Swiss voters headed to the polls on Sunday to tighten their tobacco laws by prohibiting almost all advertising of tobacco products.
Nearly 57% of voters and 16 of Switzerland's 26 cantons backed the near-total tobacco advertising ban, a final tally of votes showed.
"We are extremely happy. The people understood that health is more important than economic interests, " Stefanie De Borba of the Swiss League against Cancer, told Agence France-Presse (AFP) as the results became clear.
Switzerland lags far behind most wealthy nations in restricting tobacco advertising – a situation widely blamed on hefty lobbying by some of the world's biggest tobacco companies headquartered in the country.
Currently, most tobacco advertising is legal at a national level, except for ads on television and radio, and ones that specifically target minors.
Some Swiss cantons have introduced stricter regional legislation and a new national law is pending, but the campaigners who forced the issue to a vote under Switzerland's direct democracy system demanded far tighter rules.
'Kills half of all users'
Opponents of the initiative, which include the Swiss government and parliament, had argued that it goes too far.
"Today we are talking about cigarettes, but we will soon be talking about alcohol and meat," warned Philippe Bauer, a lawmaker from the right-wing Liberal Party.
"It annoys me to live in a society ... with this dictatorship of the politically correct, where everything has to be regulated," he told the RTS broadcaster.
His concerns echo those voiced by Philip Morris International (PMI), the world's largest tobacco company, which, like British American Tobacco and Japan Tobacco, is headquartered in Switzerland and has helped fund the "No" campaign.
"This is a slippery slope as far as individual freedom is concerned," a spokesperson for PMI's Swiss section told AFP, decrying Sunday's result.
When drafting the decision into law, he urged parliament to do so with "moderation and measure," and ensure advertising directed at adults will remain legal.
"A total ban on advertising for legal products is contrary to the freedom of trade and industry enshrined in the constitution."
Jean-Paul Humair, who heads a Geneva addiction prevention center, hailed Sunday's win as "a very important step" in the battle against tobacco use, and flatly rejected the industry's arguments.
"This is not a question of freedom ... It is an illusion of freedom," he told AFP, pointing out that tobacco use creates severe dependency.
"There is no other consumer product that kills half of all users."
Campaigners say lax advertising laws have stymied efforts to bring down smoking rates in the Alpine nation of 8.6 million people, where more than a quarter of adults consume tobacco products.
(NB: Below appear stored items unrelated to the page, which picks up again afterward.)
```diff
diff --git a/nanosnp_b200/csrc/tc_ptx.cuh b/nanosnp_b200/csrc/tc_ptx.cuh
--- a/nanosnp_b200/csrc/tc_ptx.cuh
+++ b/nanosnp_b200/csrc/tc_ptx.cuh
@@ -34,6 +34,16 @@
     uint32_t raddr;
     asm volatile("mapa.shared::cluster.u32 %0, %1, %2;" : "=r"(raddr) : "r"(smem_u32(bar)), "r"(target_cta));
     asm volatile("mbarrier.arrive.relaxed.cluster.shared::cluster.b64 _, [%0];" ::"r"(raddr) : "memory");
+}
+__device__ __forceinline__ void mbar_arrive_remote_release(uint64_t* bar, uint32_t target_cta) {
+    uint32_t raddr;
+    asm volatile("mapa.shared::cluster.u32 %0, %1, %2;" : "=r"(raddr) : "r"(smem_u32(bar)), "r"(target_cta));
+    asm volatile("mbarrier.arrive.release.cluster.shared::cluster.b64 _, [%0];" ::"r"(raddr) : "memory");
+}
+__device__ __forceinline__ void red_or_remote(uint32_t* word, uint32_t v, uint32_t target_cta) {
+    uint32_t raddr;
+    asm volatile("mapa.shared::cluster.u32 %0, %1, %2;" : "=r"(raddr) : "r"(smem_u32(word)), "r"(target_cta));
+    asm volatile("red.relaxed.cluster.shared::cluster.or.b32 [%0], %1;" ::"r"(raddr), "r"(v) : "memory");
 }
 __device__ __forceinline__ void fence_async_smem() { asm volatile("fence.proxy.async.shared::cta;" ::: "memory"); }
 __device__ __forceinline__ void tc_fence_before() { asm volatile("tcgen05.fence::before_thread_sync;" ::: "memory"); }
```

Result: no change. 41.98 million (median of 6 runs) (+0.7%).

## Add persistent cluster-pair layer-1 LSTM kernel with double-buffered TMEM accumulators

Applied to the files above, without the earlier changes.

```diff
diff --git a/nanosnp_b200/csrc/model_tc.cu b/nanosnp_b200/csrc/model_tc.cu
--- a/nanosnp_b200/csrc/model_tc.cu
+++ b/nanosnp_b200/csrc/model_tc.cu
@@ -656,13 +656,189 @@
     if (threadIdx.x < 32) tmem_dealloc<2>(*tmem_slot, 512);
 }
 
+constexpr int kL1Threads = 128 * 4 + 32;
+
+__global__ void __launch_bounds__(kL1Threads, 1)
+lstm1_persist_kernel(const unsigned char* __restrict__ blob, const __half* __restrict__ h0_in, float* __restrict__ h16, int64_t n,
+                     int npass, int l2_prefetch)
+{
+    using S = TcSmem<1, 2>;
+    constexpr int IN = kTcIn1, KB = kTcK1 / 16, XB = IN / 16, RB = S::RB, NWQ = 4, UB = 8 / NWQ, kS = TcCfg<1>::STEPS;
+    constexpr int kEpiWarps = 4 * NWQ;
+    constexpr uint32_t LBO_A = kRows * 16, LBO_B = RB * 16, SBO = 128;
+    constexpr uint32_t kPartBytes = 16u * kRows * 16u;
+    extern __shared__ __align__(1024) unsigned char smem[];
+    unsigned char* sBhi = smem + S::off_bhi; unsigned char* sBlo = smem + S::off_blo;
+    unsigned char* sAhi = smem + S::off_ahi; unsigned char* sAlo = smem + S::off_alo;
+    float* sBias = reinterpret_cast<float*>(smem + S::off_bias);
+    uint64_t* bar = reinterpret_cast<uint64_t*>(smem + S::off_bar);
+    uint64_t* barH = bar;
+    uint64_t* barX = bar + 1;
+    uint64_t* barS = bar + 2;
+    uint32_t* tmem_slot = reinterpret_cast<uint32_t*>(smem + S::off_bar + 32);
+
+    const int tid = threadIdx.x, lane = tid & 31, warp = tid >> 5;
+    const bool producer = warp == kEpiWarps;
+    const int quad = warp & 3, sub = producer ? 0 : (warp >> 2);
+    const int row = quad * 32 + lane;
+    const uint32_t cta_rank = cluster_ctarank();
+    const int cluster_id = (int)(blockIdx.x >> 1);
+    const int dir = cluster_id & 1;
+    const int pair_stride = (int)(gridDim.x >> 2);
+    const int64_t last_tile = (n + kRows - 1) / kRows - 1;
+    const int n_pairs = (int)((n + 2 * kRows - 1) / (2 * kRows));
+    const int p0 = cluster_id >> 1;
+    const int my_pairs = p0 < n_pairs ? (n_pairs - p0 + pair_stride - 1) / pair_stride : 0;
+    const int total_g = my_pairs * kS;
+    auto tile_of = [&](int pi) -> int64_t { return (int64_t)(p0 + pi * pair_stride) * 2 + cta_rank; };
+
+    if (tid == 0) { mbar_init(barH, 1); mbar_init(barX, 1); mbar_init(barS, 1); fence_mbar_init(); }
+    if (warp == 0) tmem_alloc<2>(tmem_slot, 512);
+    {
+        const uint4* ghi = reinterpret_cast<const uint4*>(blob + tc_off(1, dir, 0));
+        const uint4* glo = reinterpret_cast<const uint4*>(blob + tc_off(1, dir, 1));
+        uint4* dhi = reinterpret_cast<uint4*>(sBhi); uint4* dlo = reinterpret_cast<uint4*>(sBlo);
+        for (int i = tid; i < (kTcK1 / 8) * RB; i += kL1Threads) {
+            const int ch = i / RB, r = i - ch * RB;
+            const int g = ch * 256 + (int)cta_rank * RB + r;
+            dhi[i] = __ldg(ghi + g); dlo[i] = __ldg(glo + g);
+        }
+        const float* gb = reinterpret_cast<const float*>(blob + kOffTcBias1) + dir * 256;
+        for (int i = tid; i < 256; i += kL1Threads) sBias[i] = __ldg(gb + i);
+    }
+    __syncthreads();
+
+    auto rows_of = [&](int g) -> const __half* {
+        const int st = g % kS, t = dir == 0 ? st : (kT - 1 - st);
+        return h0_in + ((size_t)min(tile_of(g / kS), last_tile) * kT + t) * kPartBytes;
+    };
+    auto stage = [&](int g) {
+        const __half* src = rows_of(g);
+        mbar_expect_tx(barS, 2 * kPartBytes);
+        bulk_g2s(sAhi, src, kPartBytes, barS);
+        bulk_g2s(sAlo, src + kPartBytes / 2, kPartBytes, barS);
+        if (l2_prefetch && g + 1 < total_g) bulk_prefetch_l2(rows_of(g + 1), 2 * kPartBytes);
+    };
+
+    tc_fence_before();
+    cluster_sync_all();
+    tc_fence_after();
+    uint32_t phaseH = 0, phaseX = 0, phaseS = 0;
+    if (total_g > 0) {
+        if (producer && lane == 0) stage(0);
+        mbar_wait(barS, phaseS); phaseS ^= 1;
+        tc_fence_before();
+        cluster_sync_all();
+        tc_fence_after();
+    }
+    const uint32_t tmem_base = *tmem_slot;
+    const uint32_t a_hi = smem_u32(sAhi), a_lo = smem_u32(sAlo), b_hi = smem_u32(sBhi), b_lo = smem_u32(sBlo);
+    constexpr uint32_t idesc = make_idesc(256, 256);
+    const bool issuer = cta_rank == 0 && tid == 0;
+    auto issue = [&](int kb0, int kb1, uint32_t tmem_d, uint32_t acc) {
+#pragma unroll 1
+        for (int pass = 0; pass < npass; ++pass) {
+#pragma unroll 1
+            for (int kb = kb0; kb < kb1; ++kb) {
+                const uint32_t aa = pass == 2 ? a_lo : a_hi, bb = pass == 1 ? b_lo : b_hi;
+                umma_f16<2>(tmem_d, make_desc(aa + kb * 2 * LBO_A, LBO_A, SBO), make_desc(bb + kb * 2 * LBO_B, LBO_B, SBO), idesc, acc);
+                acc = 1;
+            }
+        }
+    };
+    if (total_g > 0) {
+        if (issuer) { tc_fence_after(); issue(0, XB, tmem_base, 0); umma_commit<2>(barX); }
+        if (producer) {
+            mbar_wait(barX, phaseX); phaseX ^= 1;
+            if (lane == 0 && total_g > 1) stage(1);
+        }
+    }
+
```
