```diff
@@ -1322,8 +1331,8 @@
     }
 }
 
-template <class T>
-__device__ __forceinline__ void free_acc_inputs(const ChainTables<T> &P, const ChainMem<T> &M, const ChainFree &f, T (&o)[4], T (&r)[3])
+template <class T, class MM>
+__device__ __forceinline__ void free_acc_inputs(const ChainTables<T> &P, const MM &M, const ChainFree &f, T (&o)[4], T (&r)[3])
 {
     const int nori = P.ori_repr == 0 ? 4 : 3;
 #pragma unroll
@@ -1352,8 +1361,8 @@
         M.lds_st(f.lds_va, va);
     }
 }
-template <class T>
-__device__ __forceinline__ void free_acc(const ChainTables<T> &P, const ChainMem<T> &M, const ChainFree &f)
+template <class T, class MM>
+__device__ __forceinline__ void free_acc(const ChainTables<T> &P, const MM &M, const ChainFree &f)
 {
     T y0[6], o[4], r[3], vb[6];
     M.glb_ld(f.glb_y0, y0);
@@ -1503,7 +1512,7 @@
                                                              const T *__restrict__ tau, T *__restrict__ ydd, size_t B,
                                                              T *__restrict__ scratch)
 {
-    constexpr bool DIFF = MODE >= 1, GEN = MODE == 2;
+    constexpr bool DIFF = MODE == 1 || MODE == 2, GEN = MODE == 2, INREG = MODE == kModeInReg;
     ChainTables<T> P;
     P.segs = (cptr<ChainSeg>)DP.segs;
     P.links = (cptr<ChainLink>)DP.links;
@@ -1522,7 +1531,7 @@
     for (int i = 0; i < 6; i++) P.a_root[i] = DP.a_root[i];
     const int lane = threadIdx.x;
     T *slab = scratch + (size_t)blockIdx.x * (size_t)(DP.n_glb_slots + P.nq + 2 * P.nv) * kWave;
-    ChainMem<T> M;
+    std::conditional_t<INREG, ChainMemR<T>, ChainMem<T>> M;
     M.lane = lane;
     M.lane_b = (unsigned)lane * (unsigned)sizeof(T);
     M.gmul = 1;
@@ -1539,7 +1548,8 @@
     for (size_t tile = blockIdx.x; tile < n_tiles; tile += gridDim.x) {
         const size_t left = B - tile * kWave;
         const int rows_valid = left < (size_t)kWave ? (int)left : kWave;
-        stage_inputs(q, qd, tau, tile, rows_valid, P.nq, P.nv, slab, lane, DP.lds_bytes);
+        if constexpr (INREG) stage_inputs_reg<kInRegCols>(q, qd, tau, tile, rows_valid, P.nq, P.nv, M.rq, M.rqd, M.rx, lane, DP.lds_bytes);
+        else stage_inputs(q, qd, tau, tile, rows_valid, P.nq, P.nv, slab, lane, DP.lds_bytes);
         if (DP.fuse & 1) {
             const T *mine = reinterpret_cast<const T *>(grbda_smem) + (kWave * P.nq + lane * P.nv + DP.stage_v_index);
             T v[6];
@@ -2159,6 +2169,12 @@
             return launch_aba_chain_diff_f64(P, q, qd, tau, ydd, B, scratch, grid, lds_bytes, stream);
         } else {
             hipLaunchKernelGGL((aba_chain_kernel<T, 2, 1>), dim3(grid), dim3(kWave), lds_bytes, stream, P, q, qd, tau, ydd, B, scratch);
+            return hipGetLastError();
+        }
+    }
+    if constexpr (sizeof(T) == 4) {
+        if (chain_inputs_in_registers(sizeof(T), P.n_gens, P.n_diffs, P.sv_global, P.nq, P.nv)) {
+            hipLaunchKernelGGL((aba_chain_kernel<T, 2, kModeInReg>), dim3(grid), dim3(kWave), lds_bytes, stream, P, q, qd, tau, ydd, B, scratch);
             return hipGetLastError();
         }
     }
@@ -2896,6 +2912,7 @@
 {
     const void *const kernels[] = {
         reinterpret_cast<const void *>(&aba_chain_kernel<float, 2, 0>), reinterpret_cast<const void *>(&aba_chain_kernel<float, 2, 1>),
+        reinterpret_cast<const void *>(&aba_chain_kernel<float, 2, kModeInReg>),
         reinterpret_cast<const void *>(&aba_chain_kernel<double, 2, 0>),
         reinterpret_cast<const void *>(&rnea_chain_kernel<float, 0, false>), reinterpret_cast<const void *>(&rnea_chain_kernel<float, 1, false>),
         reinterpret_cast<const void *>(&rnea_chain_kernel<double, 0, false>), reinterpret_cast<const void *>(&rnea_chain_kernel<double, 1, false>),
diff --git a/generalized_rbda_amd/csrc/devmath.h b/generalized_rbda_amd/csrc/devmath.h
--- a/generalized_rbda_amd/csrc/devmath.h
+++ b/generalized_rbda_amd/csrc/devmath.h
@@ -402,6 +402,63 @@
     }
 }
 
+template <class T, int N, class ROW>
+__device__ __forceinline__ void stage_row_regs(int ncols, unsigned lds_byte_off, ROW &r, int lane)
+{
+    const T *stage = reinterpret_cast<const T *>(grbda_smem + lds_byte_off);
+    constexpr int V = 16 / (int)sizeof(T);
+    static_assert(N % V == 0, "whole 16-byte reads");
+    if ((ncols % V) == 0 && (lds_byte_off % 16u) == 0) {
+        struct alignas(16) Vec { T v[V]; };
+        const Vec *rows = reinterpret_cast<const Vec *>(stage + lane * ncols);
+#pragma unroll
+        for (int c = 0; c < N; c += V) {
+            if (c < ncols) {
+                const Vec x = rows[c / V];
+#pragma unroll
+                for (int k = 0; k < V; k++) r[c + k] = x.v[k];
+            }
+        }
+        return;
+    }
+#pragma unroll
+    for (int c = 0; c < N; c++)
+        if (c < ncols) r[c] = stage[lane * ncols + c];
+}
+template <int N, class T, class ROW>
+__device__ __forceinline__ void stage_inputs_reg(const T *__restrict__ q, const T *__restrict__ qd, const T *__restrict__ x, size_t tile,
+                                                 int rows_valid, int nq, int nv, ROW &rq, ROW &rqd, ROW &rx, int lane, int lds_bytes)
+{
+    const unsigned bq = (unsigned)(kWave * nq) * (unsigned)sizeof(T), bv = (unsigned)(kWave * nv) * (unsigned)sizeof(T);
+    if ((int)(bq + 2 * bv) <= lds_bytes) {
+        stage_issue(q, tile, rows_valid, nq, 0u, lane);
+        stage_issue(qd, tile, rows_valid, nv, bq, lane);
+        stage_issue(x, tile, rows_valid, nv, bq + bv, lane);
+        asm volatile("s_waitcnt vmcnt(0)" ::: "memory");
+        wave_lds_fence();
+        stage_row_regs<T, N>(nq, 0u, rq, lane);
+        stage_row_regs<T, N>(nv, bq, rqd, lane);
+        stage_row_regs<T, N>(nv, bq + bv, rx, lane);
+        wave_lds_fence();
+    } else {
+        stage_issue(q, tile, rows_valid, nq, 0u, lane);
+        asm volatile("s_waitcnt vmcnt(0)" ::: "memory");
+        wave_lds_fence();
+        stage_row_regs<T, N>(nq, 0u, rq, lane);
+        wave_lds_fence();
+        stage_issue(qd, tile, rows_valid, nv, 0u, lane);
+        asm volatile("s_waitcnt vmcnt(0)" ::: "memory");
+        wave_lds_fence();
+        stage_row_regs<T, N>(nv, 0u, rqd, lane);
+        wave_lds_fence();
+        stage_issue(x, tile, rows_valid, nv, 0u, lane);
+        asm volatile("s_waitcnt vmcnt(0)" ::: "memory");
+        wave_lds_fence();
+        stage_row_regs<T, N>(nv, 0u, rx, lane);
+        wave_lds_fence();
+    }
+}
+
 template <class T>
 __device__ __forceinline__ void write_outputs(const T *rows, T *__restrict__ out, size_t tile, int rows_valid, int nv,
                                               int lane)
diff --git a/generalized_rbda_amd/csrc/devplan.h b/generalized_rbda_amd/csrc/devplan.h
--- a/generalized_rbda_amd/csrc/devplan.h
+++ b/generalized_rbda_amd/csrc/devplan.h
@@ -92,6 +92,12 @@
     unsigned long long *bad_count;
     T a_root[6];
 };
+constexpr int kInRegCols = 32;
+constexpr int kModeInReg = 3;
+inline bool chain_inputs_in_registers(size_t elem, int n_gens, int n_diffs, int sv_global, int nq, int nv)
+{
+    return elem == 4 && n_gens == 0 && n_diffs == 0 && !sv_global && nq <= kInRegCols && nv <= kInRegCols;
+}
 template <class T>
 hipError_t launch_aba_chain(const ChainDev<T> &P, const T *q, const T *qd, const T *tau, T *ydd, size_t B, T *scratch, int grid,
                             size_t lds_bytes, hipStream_t stream);
```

There are around 9,500 tobacco-linked deaths each year.
Sunday's win means that the new tobacco advertising restrictions will be added to a new tobacco law already due to take effect next year.
That law, which Swiss lawmakers voted through last September after years of debate, for the first time sets a nationwide minimum age for the purchase of tobacco – at 18.
Other issues on Sunday's ballot did not fare as well in the polls.
Nearly 80% of voters rejected a call to ban all animal testing.
All political parties, parliament and the government had opposed the initiative, arguing it went too far and would have dire consequences for medical research.
Researchers say medical progress is impossible without experimentation, and even the Swiss Animal Protection group has warned against the initiative's "radical" demands.
Swiss authorities also stressed the country already has among the world's strictest laws regulating animal testing.
In another animal-themed vote, inhabitants in the northern Basel-Stadt canton also massively rejected a bid to afford nonhuman primates some of the same basic fundamental rights as their human cousins, with nearly 75% opposed.
More than 55% of voters also rejected a plan by the national government to provide additional state funding to media companies, which have seen their advertising revenues evaporate in recent years.
Nearly 44% of eligible Swiss voters took part Sunday, which is not unusually low in a country where such popular votes are held every few months.